I am trying to scrape different websites of the one unique domain. I have the following URL structure:
URL = 'https://somewebsite.eu/id/{}'.format(ID)
where the variable ID takes many many values. This website is protected by Cloudflare system, therefore I decided to use selenium and undetected chrome driver to bypass it. All the other methods such as requests with sessions and cfcscrape do not work with the website.

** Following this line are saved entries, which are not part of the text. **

@@ -197,7 +198,8 @@
                                 uint32_t group_bits, hipStream_t stream);
 hipError_t launch_dense_encode(const uint32_t *off, const uint32_t *code_img, uint32_t *pos_img, uint32_t rs, const uint32_t *grp_of,
                                const DenseGroup *groups, const uint32_t *ulist, const uint32_t *upos, unsigned long long *gdata,
-                               uint16_t *ext, uint32_t xs, uint32_t n, uint32_t wmax, hipStream_t stream, int ul_mode = -1);
+                               uint16_t *ext, uint32_t xs, uint32_t n, uint32_t wmax, hipStream_t stream, int ul_mode = -1,
+                               uint32_t *row_any = nullptr);
 size_t dense_pairs_lds(uint32_t W, uint32_t rows);
 uint32_t dense_rows_per_tile(uint64_t wave_rows);
 uint32_t dense_max_words();
diff --git a/mash_amd/csrc/compare_sparse.hip b/mash_amd/csrc/compare_sparse.hip
--- a/mash_amd/csrc/compare_sparse.hip
+++ b/mash_amd/csrc/compare_sparse.hip
@@ -623,9 +623,10 @@
     const uint32_t W = (ncols + 31u) >> 5;
     const uint32_t er = (DEDUP && a.triangle) ? a.rep[row] : row;
     const bool copy = DEDUP && a.triangle && er != row;
+    if (!copy && a.row_any != nullptr && a.row_any[er] == 0u) return;
     const uint32_t cnt = a.off[er + 1] - a.off[er];
     if (cnt == 0 || ncols == 0) return;
-    if (!copy) {
+    if (!copy && a.row_any == nullptr) {
         int any = 0;
         for (uint32_t p = tid; p < cnt; p += 256u) {
             const uint64_t at = (uint64_t)er * a.rs_row + p;
diff --git a/mash_amd/csrc/host_compare.cpp b/mash_amd/csrc/host_compare.cpp
--- a/mash_amd/csrc/host_compare.cpp
+++ b/mash_amd/csrc/host_compare.cpp
@@ -613,6 +613,8 @@
         a.lo_img = ix->code_img;
         a.hi_img = ix->pos_img;
         a.lo_shift = 1;
+        const char *flags_opt = ctx_opt(ctx, "MASHGPU_DISCOVER_ROWFLAGS");
+        a.row_any = ix->by_tiles && !(flags_opt && atoi(flags_opt) == 0) ? ix->row_any : nullptr;
         a.off = ix->off;
         a.row_img = ix->code_img;
         a.rs_row = ix->rs;
@@ -658,6 +660,7 @@
         a.lo_img = q_lo;
         a.hi_img = q_hi;
         a.lo_shift = 0;
+        a.row_any = nullptr;
         a.off = q_off;
         a.row_img = q_img;
         a.rs_row = rsq;
@@ -786,6 +789,8 @@
     want = first ? std::max<uint64_t>(ix->cand_cap, std::min<uint64_t>(pairs, std::min<uint64_t>(std::max<uint64_t>((uint64_t)ix->E / 2, 1u << 16), 1ull << 27)))
                           : plan->cand;
     nothing_to_find = triangle && ix->one_class != 0;
+    if (!nothing_to_find && ctx_opt(ctx, "MASHGPU_SPARSE_DBG"))
+        fprintf(stderr, "compare discover: %s\n", a.row_any ? "rows without partners known by their flags" : "every row's segment scanned");
     for (int attempt = 0; !nothing_to_find; attempt++) {
         rc = ensure_lists(want);
         if (rc != MG_OK) return rc;
diff --git a/mash_amd/csrc/host_index.cpp b/mash_amd/csrc/host_index.cpp
--- a/mash_amd/csrc/host_index.cpp
+++ b/mash_amd/csrc/host_index.cpp
@@ -163,7 +163,7 @@
     void drop()
     {
             for (void **q : {(void **)&sp->off, (void **)&sp->keys_sorted, (void **)&sp->gend, (void **)&sp->sorted_rows, (void **)&sp->code_img,
-                             (void **)&sp->pos_img, (void **)&sp->short_rows, (void **)&sp->short_cnt, (void **)&sp->counters, (void **)&sp->order,
+                             (void **)&sp->pos_img, (void **)&sp->row_any, (void **)&sp->short_rows, (void **)&sp->short_cnt, (void **)&sp->counters, (void **)&sp->order,
                              (void **)&sp->rep, (void **)&sp->cls_of, (void **)&sp->cls_off, (void **)&sp->cls_rows, (void **)&sp->cls_first})
                 if (*q) { ctx_free(ctx, *q); *q = nullptr; }
     }
@@ -188,7 +188,7 @@
         const mg::IxLeaders lv = lead.view(d_lead_rows);
         return mg::index_build_mapped(plan, H, rowmap, sp->off, d_lb, d_tcnt, w.start, w.big, w.pk, w.tc, sp->keys_sorted, sp->sorted_rows, sp->gend, gs_of, sp->code_img,
                                sp->pos_img, d_slots, &d_stat.p->shared, &d_stat.p->max_group, &d_stat.p->groups, d_stat.p->ixf, lead_ready ? &lv : nullptr,
-                               ctx->stream, stages);
+                               ctx->stream, stages, sp->row_any);
     }
     hipError_t sort_buckets(const TileScratch &w)
     {
@@ -216,6 +216,7 @@
     bool choose_groups(const std::vector<uint32_t> &us, const std::vector<uint32_t> &ue);
     int encode_groups();
     int dense_groups();
+    int check_row_flags();
     int run();
 };
 
@@ -514,7 +515,7 @@
               d_slots.alloc(std::max(mg::sparse_stat_scratch_bytes(), mg::index_stat_scratch_bytes())) == hipSuccess &&
               (!want_order || (key64_a.alloc(n) == hipSuccess && key64_b.alloc(n) == hipSuccess));
     ok = ok && take(&sp->off, n + 1) && take(&sp->keys_sorted, E) && take(&sp->gend, E) && take(&sp->sorted_rows, E) &&
-         take(&sp->code_img, (size_t)n * sp->rs + 64) && take(&sp->pos_img, (size_t)n * sp->rs) && take(&sp->counters, 4) &&
+         take(&sp->code_img, (size_t)n * sp->rs + 64) && take(&sp->pos_img, (size_t)n * sp->rs) && take(&sp->row_any, n) && take(&sp->counters, 4) &&
          (!want_order || take(&sp->order, n));
     const size_t nshort = sp->short_rows_host.size();
     short_cnt.assign(nshort, 0);
@@ -777,7 +778,8 @@
     if (e == hipSuccess) e = hipMemcpyAsync(sp->grp_of, grp_of_h.data(), n * 4, hipMemcpyHostToDevice, ctx->stream);
     if (e == hipSuccess)
         e = mg::launch_dense_encode(sp->off, sp->code_img, sp->pos_img, sp->rs, sp->grp_of, sp->dgroups, sp->ulist, sp->upos, sp->gdata, sp->ext, sp->dn_xs,
-                                    (uint32_t)n, sp->dn_wmax, ctx->stream, ctx_opt(ctx, "MASHGPU_DENSE_UL_LDS") ? atoi(ctx_opt(ctx, "MASHGPU_DENSE_UL_LDS")) : -1);
+                                    (uint32_t)n, sp->dn_wmax, ctx->stream, ctx_opt(ctx, "MASHGPU_DENSE_UL_LDS") ? atoi(ctx_opt(ctx, "MASHGPU_DENSE_UL_LDS")) : -1,
+                                    sp->by_tiles ? sp->row_any : nullptr);
     sp->grp_of_host.swap(grp_of_h);
     if (e != hipSuccess) {
         drop();
@@ -820,6 +822,24 @@
     return MG_OK;
 }
 
+int SparseIndexBuild::check_row_flags()
+{
+    if (!ix_verify || !sp->by_tiles || !sp->usable) return MG_OK;
+    DevBuf<unsigned long long> d_diff(ctx);
+    if (d_diff.alloc(2) != hipSuccess) return no_memory();
+    unsigned long long diff[2] = {0, ~0ull};
+    hipError_t e = hipMemcpyAsync(d_diff, diff, sizeof diff, hipMemcpyHostToDevice, ctx->stream);
+    if (e == hipSuccess) e = mg::index_verify_row_flags(sp->off, sp->code_img, sp->pos_img, sp->rs, sp->row_any, (uint32_t)n, d_diff, ctx->stream);
+    if (e == hipSuccess) e = hipMemcpyAsync(diff, d_diff, sizeof diff, hipMemcpyDeviceToHost, ctx->stream);
+    if (e == hipSuccess) e = hipStreamSynchronize(ctx->stream);
+    if (e != hipSuccess) return lost(e);
+    if (diff[0]) {
+        sp->usable = false;
+        return fail(ctx, MG_ERR_INVALID, "index verify: row flags -- " + std::to_string(diff[0]) + " differ, first at row " + std::to_string(diff[1]));
+    }
+    return MG_OK;
+}
+
 int SparseIndexBuild::run()
 {
     int rc = MG_OK;
@@ -830,7 +850,8 @@
     if ((rc = build_by_tiles()) != MG_OK || stop) return rc;
     if ((rc = build_by_sort()) != MG_OK || stop) return rc;
     if ((rc = check_build()) != MG_OK || stop) return rc;
-    return dense_groups();
+    if ((rc = dense_groups()) != MG_OK || stop) return rc;
+    return check_row_flags();
 }
 
 }
diff --git a/mash_amd/csrc/host_internal.h b/mash_amd/csrc/host_internal.h
--- a/mash_amd/csrc/host_internal.h
+++ b/mash_amd/csrc/host_internal.h
@@ -119,6 +119,7 @@
         uint32_t *sorted_rows = nullptr;
         uint32_t *code_img = nullptr;
         uint32_t *pos_img = nullptr;
+        uint32_t *row_any = nullptr;
         uint32_t *order = nullptr;
         std::vector<mg::DenseGroup> dgroups_host;
         mg::DenseGroup *dgroups = nullptr;
diff --git a/mash_amd/csrc/index_build.h b/mash_amd/csrc/index_build.h
--- a/mash_amd/csrc/index_build.h
+++ b/mash_amd/csrc/index_build.h
@@ -40,11 +40,12 @@
 hipError_t index_build(const IxPlan &plan, const uint64_t *hashes, const uint32_t *off, void *lb, void *cnt, void *start, void *big, void *pk, void *tc,
                        uint64_t *keys_sorted, uint32_t *sorted_rows, uint32_t *gend, uint32_t *gs_of, uint32_t *code_img, uint32_t *pos_img,
                        void *stat_scratch, unsigned long long *incidences, uint32_t *max_group, uint32_t *groups, uint32_t *flags,
-                       const IxLeaders *leaders, hipStream_t stream, int stages = 7);
+                       const IxLeaders *leaders, hipStream_t stream, int stages = 7, uint32_t *row_any = nullptr);
 hipError_t index_build_mapped(const IxPlan &plan, const uint64_t *hashes, const uint32_t *rowmap, const uint32_t *off, void *lb, void *cnt, void *start,
                               void *big, void *pk, void *tc, uint64_t *keys_sorted, uint32_t *sorted_rows, uint32_t *gend, uint32_t *gs_of,
                               uint32_t *code_img, uint32_t *pos_img, void *stat_scratch, unsigned long long *incidences, uint32_t *max_group,
-                              uint32_t *groups, uint32_t *flags, const IxLeaders *leaders, hipStream_t stream, int stages = 7);
+                              uint32_t *groups, uint32_t *flags, const IxLeaders *leaders, hipStream_t stream, int stages = 7,
+                              uint32_t *row_any = nullptr);
 hipError_t index_window_offsets(const IxPlan &plan, const uint64_t *hashes, const uint32_t *rowmap, const uint32_t *cnt_table, void *lb, hipStream_t stream);
 bool index_offsets_counts_fits(const IxGeom &g);
 hipError_t index_offsets_counts(const IxPlan &plan, const uint64_t *hashes, const uint32_t *rowmap, const uint32_t *cnt_table, void *lb, void *cnt,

Since I need to parse many pages with similar URL structure, I decided to use a loop over all values of ID variable.
import pandas as pd
import numpy as np
import requests
import selenium
from undetected_chromedriver import Chrome
from selenium.webdriver.chrome.options import Options
import time
def extracting_html_files_v11(ids):
options = Options()
options.add_argument("start-maximized")
for x in ids:
start_time = time.time()
browser = Chrome(option = options)
print('initialization of the browser')
url = 'https://somewebsite.eu/id/{}/'.format(x)
print(url)
browser.get(url)
print('the page was downloaded')
time_to_wait = np.random.uniform(low = 7, high = 10)
time.sleep(time_to_wait)
file_name = 'data_8000_9000/case_{}.html'.format(x)
with open(file_name, 'w', encoding="utf-8") as f:
f.write(browser.page_source)
print('the file was saved')
browser.quit()
print('the browser was quited')
print("--- %s seconds ---" % (time.time() - start_time))
for i in range(3):
print('_____')
However, this process takes too long. After each launch of the browser I need to wait roughly 5 seconds for Cloudflare to let me download the page (that's why I have time.sleep(time_to_wait)
). Can the code be optimized? And should I think about parallel programming or something like that? (I am completely a beginner in parallel processes).